Calls for fund­ing to stop an­i­mal cru­elty

Pilbara News - - News - Kelly Bell

■ There were 40 re­ported cases of an­i­mal cru­elty in the Pil­bara in the past year but many more go un­re­ported, ac­cord­ing to the author­i­ties charged with in­ves­ti­gat­ing cru­elty.

RSPCA WA chief ex­ec­u­tive David van Oo­ran, said feed­back from re­gional com­mu­ni­ties and in­spec­tors in­di­cated that a level of an­i­mal cru­elty goes un­re­ported in the North West due to a lack of ed­u­ca­tion, com­pli­ance and en­force­ment pres­ence.

With the clos­est in­spec­tor lo­cated in Ger­ald­ton, he said the or­gan­i­sa­tion was do­ing ev­ery­thing it could to es­tab­lish a per­ma­nent pres­ence in the Pil­bara, but there needed to be more fund­ing.

“With more re­sourc­ing, much more could be done for an­i­mal wel­fare, in­clud­ing more in­spec­tors across WA,” he said.

“RSPCA WA re­ceives mod­est sup­port from the Gov­ern­ment and must self-gen­er­ate more than 90 per cent of the fund­ing re­quired to de­liver its ser­vices.

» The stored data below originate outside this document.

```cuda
template <int HD, int S>
static int launch_att(const AttentionArgs& a, cudaStream_t stream) {
  using C = AttCfg<HD, S>;
  RSP_CHECK_ARG((reinterpret_cast<uintptr_t>(a.qkv) & 15) == 0 && (reinterpret_cast<uintptr_t>(a.rel_h) & 15) == 0 &&
                (reinterpret_cast<uintptr_t>(a.rel_w) & 15) == 0 && (reinterpret_cast<uintptr_t>(a.out) & 3) == 0,
                "attention: qkv / tables must be 16-byte aligned");
  AttDev p;
  p.out = static_cast<__nv_bfloat16*>(a.out);
  p.out_row_map = a.out_row_map;
  p.H = a.H; p.D = a.H * HD;
  p.scale2 = (1.0f / sqrtf(static_cast<float>(HD))) * LOG2E;
  const uint64_t ld = 3ull * p.D;
  const uint64_t qdims[3] = {ld, static_cast<uint64_t>(C::T), static_cast<uint64_t>(a.n_seq)};
  const uint64_t qstr[2] = {ld * 2, ld * 2 * C::T};
  const uint64_t tdims[2] = {static_cast<uint64_t>(HD), static_cast<uint64_t>(C::NREL)};
  const uint64_t tstr[1] = {static_cast<uint64_t>(HD) * 2};
  const uint32_t qbox[3] = {64, C::BM, 1}, qbox_t[3] = {16, C::BM, 1};
  const uint32_t kvbox[3] = {64, C::BN, 1}, kvbox_t[3] = {16, C::BN, 1};
  const uint32_t tbox[2] = {64, static_cast<uint32_t>(C::NTAB)}, tbox_t[2] = {16, static_cast<uint32_t>(C::NTAB)};
  CUtensorMap tq, tkv, th, tw, tq_t, tkv_t, th_t, tw_t;
  RSP_TRY(make_tmap_swizzled(&tq, a.qkv, 3, qdims, qstr, qbox, 0, 128));
  RSP_TRY(make_tmap_swizzled(&tkv, a.qkv, 3, qdims, qstr, kvbox, 0, 128));
  RSP_TRY(make_tmap_swizzled(&th, a.rel_h, 2, tdims, tstr, tbox, 0, 128));
  RSP_TRY(make_tmap_swizzled(&tw, a.rel_w, 2, tdims, tstr, tbox, 0, 128));
  if (C::TAIL > 0) {
    RSP_TRY(make_tmap_swizzled(&tq_t, a.qkv, 3, qdims, qstr, qbox_t, 0, 32));
    RSP_TRY(make_tmap_swizzled(&tkv_t, a.qkv, 3, qdims, qstr, kvbox_t, 0, 32));
    RSP_TRY(make_tmap_swizzled(&th_t, a.rel_h, 2, tdims, tstr, tbox_t, 0, 32));
    RSP_TRY(make_tmap_swizzled(&tw_t, a.rel_w, 2, tdims, tstr, tbox_t, 0, 32));
  } else {
    tq_t = tq; tkv_t = tkv; th_t = th; tw_t = tw;
  }
  auto kern = vit_attention_kernel<HD, S>;
  static bool attr_set_dev[kMaxDevices] = {};
  bool& attr_set = attr_set_dev[current_device()];
  if (!attr_set) {
    RSP_CHECK_CUDA(cudaFuncSetAttribute(kern, cudaFuncAttributeMaxDynamicSharedMemorySize, C::SMEM_BYTES));
    attr_set = true;
  }
  const long long items = static_cast<long long>(a.n_seq) * a.H * C::NQT;
  RSP_CHECK_ARG(items > 0 && items < (1ll << 31), "attention: %lld query tiles", items);
  p.n_items = static_cast<int>(items);
  const int grid = static_cast<int>(items < num_sms() ? items : num_sms());
  kern<<<grid, 384, C::SMEM_BYTES, stream>>>(tq, tq_t, tkv, tkv_t, th, th_t, tw, tw_t, p);
  RSP_CHECK_LAUNCH();
  return RSP_OK;
}

int vit_attention(const AttentionArgs& a, cudaStream_t stream) {
  RSP_CHECK_ARG(a.qkv && a.rel_h && a.rel_w && a.out, "attention: null pointer");
  RSP_CHECK_ARG(a.T == a.S * a.S, "attention: T=%d is not S^2 (S=%d)", a.T, a.S);
  RSP_CHECK_ARG(a.n_seq > 0 && a.H > 0, "attention: bad n_seq/H");
  if (a.S != 14 && a.S != 32 && a.S != 64)
    return vit_attention_simt(a, stream);
  if (a.hd == 64) {
    if (a.S == 64) return launch_att<64, 64>(a, stream);
    if (a.S == 32) return launch_att<64, 32>(a, stream);
    return launch_att<64, 14>(a, stream);
  }
  if (a.hd == 80) {
    if (a.S == 64) return launch_att<80, 64>(a, stream);
    if (a.S == 32) return launch_att<80, 32>(a, stream);
    return launch_att<80, 14>(a, stream);
  }
  set_last_error("attention: head dim %d unsupported (64, 80)", a.hd);
  return RSP_ERR_UNSUPPORTED;
}

__global__ void vit_attention_simt_kernel(const __nv_bfloat16* __restrict__ qkv,
                                          const __nv_bfloat16* __restrict__ rel_h,
                                          const __nv_bfloat16* __restrict__ rel_w,
                                          __nv_bfloat16* __restrict__ out, int T, int S, int H,
                                          int hd, float scale, const int* __restrict__ out_row_map) {
  const int D = H * hd;
  const int tq = blockIdx.x * blockDim.x + threadIdx.x;
  const int head = blockIdx.y;
  const int seq = blockIdx.z;
  if (tq >= T) return;
  const int qh = tq / S, qw = tq % S;
  const __nv_bfloat16* qp = qkv + (static_cast<size_t>(seq) * T + tq) * 3 * D + head * hd;
  float q[128];
  for (int d = 0; d < hd; ++d) q[d] = __bfloat162float(qp[d]);
  float rh[128], rw[128];
  for (int k = 0; k < S; ++k) {
    float ah = 0.f, aw = 0.f;
    const __nv_bfloat16* th = rel_h + static_cast<size_t>(qh - k + S - 1) * hd;
    const __nv_bfloat16* tw = rel_w + static_cast<size_t>(qw - k + S - 1) * hd;
    for (int d = 0; d < hd; ++d) {
      ah += q[d] * __bfloat162float(th[d]);
      aw += q[d] * __bfloat162float(tw[d]);
    }
    rh[k] = ah; rw[k] = aw;
  }
  float m = -INFINITY, l = 0.f;
  float o[128];
  for (int d = 0; d < hd; ++d) o[d] = 0.f;
  for (int k = 0; k < T; ++k) {
    const __nv_bfloat16* kp = qkv + (static_cast<size_t>(seq) * T + k) * 3 * D + D + head * hd;
    const __nv_bfloat16* vp = kp + D;
    float s = 0.f;
    for (int d = 0; d < hd; ++d) s += q[d] * __bfloat162float(kp[d]);
    s = s * scale + rh[k / S] + rw[k % S];
    const float mn = fmaxf(m, s);
    const float a = expf(m - mn), pe = expf(s - mn);
    l = l * a + pe;
    for (int d = 0; d < hd; ++d) o[d] = o[d] * a + pe * __bfloat162float(vp[d]);
    m = mn;
  }
  int dst = seq * T + tq;
  if (out_row_map) dst = out_row_map[dst];
  if (dst < 0) return;
  __nv_bfloat16* op = out + static_cast<size_t>(dst) * D + head * hd;
  for (int d = 0; d < hd; ++d) op[d] = __float2bfloat16_rn(o[d] / l);
}

int vit_attention_simt(const AttentionArgs& a, cudaStream_t stream) {
  RSP_CHECK_ARG(a.qkv && a.rel_h && a.rel_w && a.out, "attention_simt: null pointer");
  RSP_CHECK_ARG(a.T == a.S * a.S && a.S <= 128 && a.hd <= 128, "attention_simt: bad T/S/hd");
  dim3 block(64);
  dim3 grid((a.T + 63) / 64, a.H, a.n_seq);
  vit_attention_simt_kernel<<<grid, block, 0, stream>>>(
      static_cast<const __nv_bfloat16*>(a.qkv), static_cast<const __nv_bfloat16*>(a.rel_h),
      static_cast<const __nv_bfloat16*>(a.rel_w), static_cast<__nv_bfloat16*>(a.out), a.T, a.S, a.H,
      a.hd, 1.0f / sqrtf(static_cast<float>(a.hd)), a.out_row_map);
  RSP_CHECK_LAUNCH();
  return RSP_OK;
}
// ... 3 lines not shown
```

rsprompter_b200/csrc/sm90.cuh:

```cuda
#pragma once
#include <cuda.h>
#include <cuda_bf16.h>
#include <cuda_runtime.h>
#include <stdint.h>

namespace rsp {

__device__ __forceinline__ uint32_t smem_u32(const void* p) {
  return static_cast<uint32_t>(__cvta_generic_to_shared(p));
}

__device__ __forceinline__ uint32_t elect_one() {
  uint32_t pred = 0;
  asm volatile(
      "{\n"
      ".reg .b32 rx;\n"
      ".reg .pred px;\n"
      "elect.sync rx|px, 0xffffffff;\n"
      "selp.u32 %0, 1, 0, px;\n"
      "}\n"
      : "=r"(pred));
  return pred;
}

// ... 22 lines not shown
      "selp.u32 %0, 1, 0, p;\n"
      "}\n"
      : "=r"(ok)
      : "r"(bar), "r"(parity)
      : "memory");
  return ok;
}
__device__ __forceinline__ void mbar_wait(uint32_t bar, uint32_t parity) {
  if (mbar_try_wait(bar, parity)) return;
  long long t0 = clock64();
  uint32_t spins = 0;
  while (!mbar_try_wait(bar, parity)) {
    if ((++spins & 0x3ff) == 0 && clock64() - t0 > (1ll << 31)) __trap();
  }
}

__device__ __forceinline__ void tma_prefetch_desc(const CUtensorMap* m) {
  asm volatile("prefetch.tensormap [%0];" ::"l"(m) : "memory");
}
__device__ __forceinline__ void tma_load_2d(uint32_t dst, const CUtensorMap* m, uint32_t bar,
                                            int c0, int c1) {
  asm volatile(
      "cp.async.bulk.tensor.2d.shared::cluster.global.mbarrier::complete_tx::bytes"
      " [%0], [%1, {%3, %4}], [%2];" ::"r"(dst),
      "l"(m), "r"(bar), "r"(c0), "r"(c1)
      : "memory");
}
__device__ __forceinline__ void tma_load_3d(uint32_t dst, const CUtensorMap* m, uint32_t bar,
                                            int c0, int c1, int c2) {
  asm volatile(
      "cp.async.bulk.tensor.3d.shared::cluster.global.mbarrier::complete_tx::bytes"
      " [%0], [%1, {%3, %4, %5}], [%2];" ::"r"(dst),
      "l"(m), "r"(bar), "r"(c0), "r"(c1), "r"(c2)
      : "memory");
}
__device__ __forceinline__ void tma_load_4d(uint32_t dst, const CUtensorMap* m, uint32_t bar,
                                            int c0, int c1, int c2, int c3) {
  asm volatile(
      "cp.async.bulk.tensor.4d.shared::cluster.global.mbarrier::complete_tx::bytes"
      " [%0], [%1, {%3, %4, %5, %6}], [%2];" ::"r"(dst),
      "l"(m), "r"(bar), "r"(c0), "r"(c1), "r"(c2), "r"(c3)
      : "memory");
}

__device__ __forceinline__ void tma_store_2d(const CUtensorMap* m, uint32_t src, int c0, int c1) {
  asm volatile("cp.async.bulk.tensor.2d.global.shared::cta.bulk_group [%0, {%2, %3}], [%1];" ::"l"(m), "r"(src),
               "r"(c0), "r"(c1)
               : "memory");
}
__device__ __forceinline__ void bulk_commit() { asm volatile("cp.async.bulk.commit_group;" ::: "memory"); }
__device__ __forceinline__ void bulk_wait_read0() { asm volatile("cp.async.bulk.wait_group.read 0;" ::: "memory"); }
__device__ __forceinline__ void bulk_wait0() { asm volatile("cp.async.bulk.wait_group 0;" ::: "memory"); }
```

“The Gov­ern­ment re­ceives an out­stand­ing re­turn on the $500,000 in tax­payer fund­ing.”

Last year, in­spec­tors in­ves­ti­gated more than 6000 an­i­mal cru­elty re­ports across the State.

Pil­bara res­i­dent Dean Lyon has formed the group An­i­mal Wel­fare Western Aus­tralia and started a pe­ti­tion last month, af­ter notic­ing the “huge is­sue with an­i­mal wel­fare” in the North West was go­ing un­re­ported.

In his pe­ti­tion, Mr Lyon is call­ing on Agri­cul­ture and Food Min­is­ter Ken Bas­ton to fund RSPCA WA ad­e­quately so that in­spec­tors can be lo­cated in all re­gional towns.

Mr Lyon ac­cused the Depart­ment of plac­ing un­re­al­is­tic pres­sure on the RSPCA to pro­vide ser­vices for the whole State on min­i­mal State fund­ing.

“It is a sign of a de­vel­oped na­tion that we treat our an­i­mals hu­manely,” he said.

“I started the pe­ti­tion as a means of rais­ing public aware­ness to the is­sue, and to demon­strate to our elected of­fi­cials that the public ex­pects them to meet their re­spon­si­bil­ity and not re­ply upon char­i­ties to fundraise to meet Gov­ern­ment re­spon­si­bil­i­ties.”

Mr Lyon said while not-for­profit group Sav­ing An­i­mals from Eu­thana­sia did a fan­tas­tic job at find­ing an­i­mals new homes, they did not have the re­sources or pow­ers to in­ves­ti­gate an­i­mal cru­elty, or tackle the is­sues be­hind the large num­ber of an­i­mals which are dumped.

SAFE Hed­land co-or­di­na­tor Sa­man­tha Wain­wright said it was time peo­ple who were ne­glect­ing and abus­ing an­i­mals were held re­spon­si­ble for their ac­tions.

She said she was tired of in­jured an­i­mals brought to her with no con­se­quences for the own­ers. “An­i­mals are a life­time choice and do not de­serve to be treated with any­thing but re­spect, just like hu­mans,” she said.

“If we had the RSPCA here they would be able to in­ves­ti­gate and fine peo­ple, while build­ing a bet­ter an­i­mal-safe en­vi­ron­ment in Hed­land.”

In re­sponse to the con­cerns, Mr Bas­ton said the Gov­ern­ment funds pro­vided to RSPCA were not tied to a spe­cific lo­ca­tion, and it was a mat­ter for the or­gan­i­sa­tion to de­ter­mine the most ap­pro­pri­ate lo­ca­tion for its staff.

He said all po­lice of­fi­cers in the State also had pow­ers of a gen­eral in­spec­tor.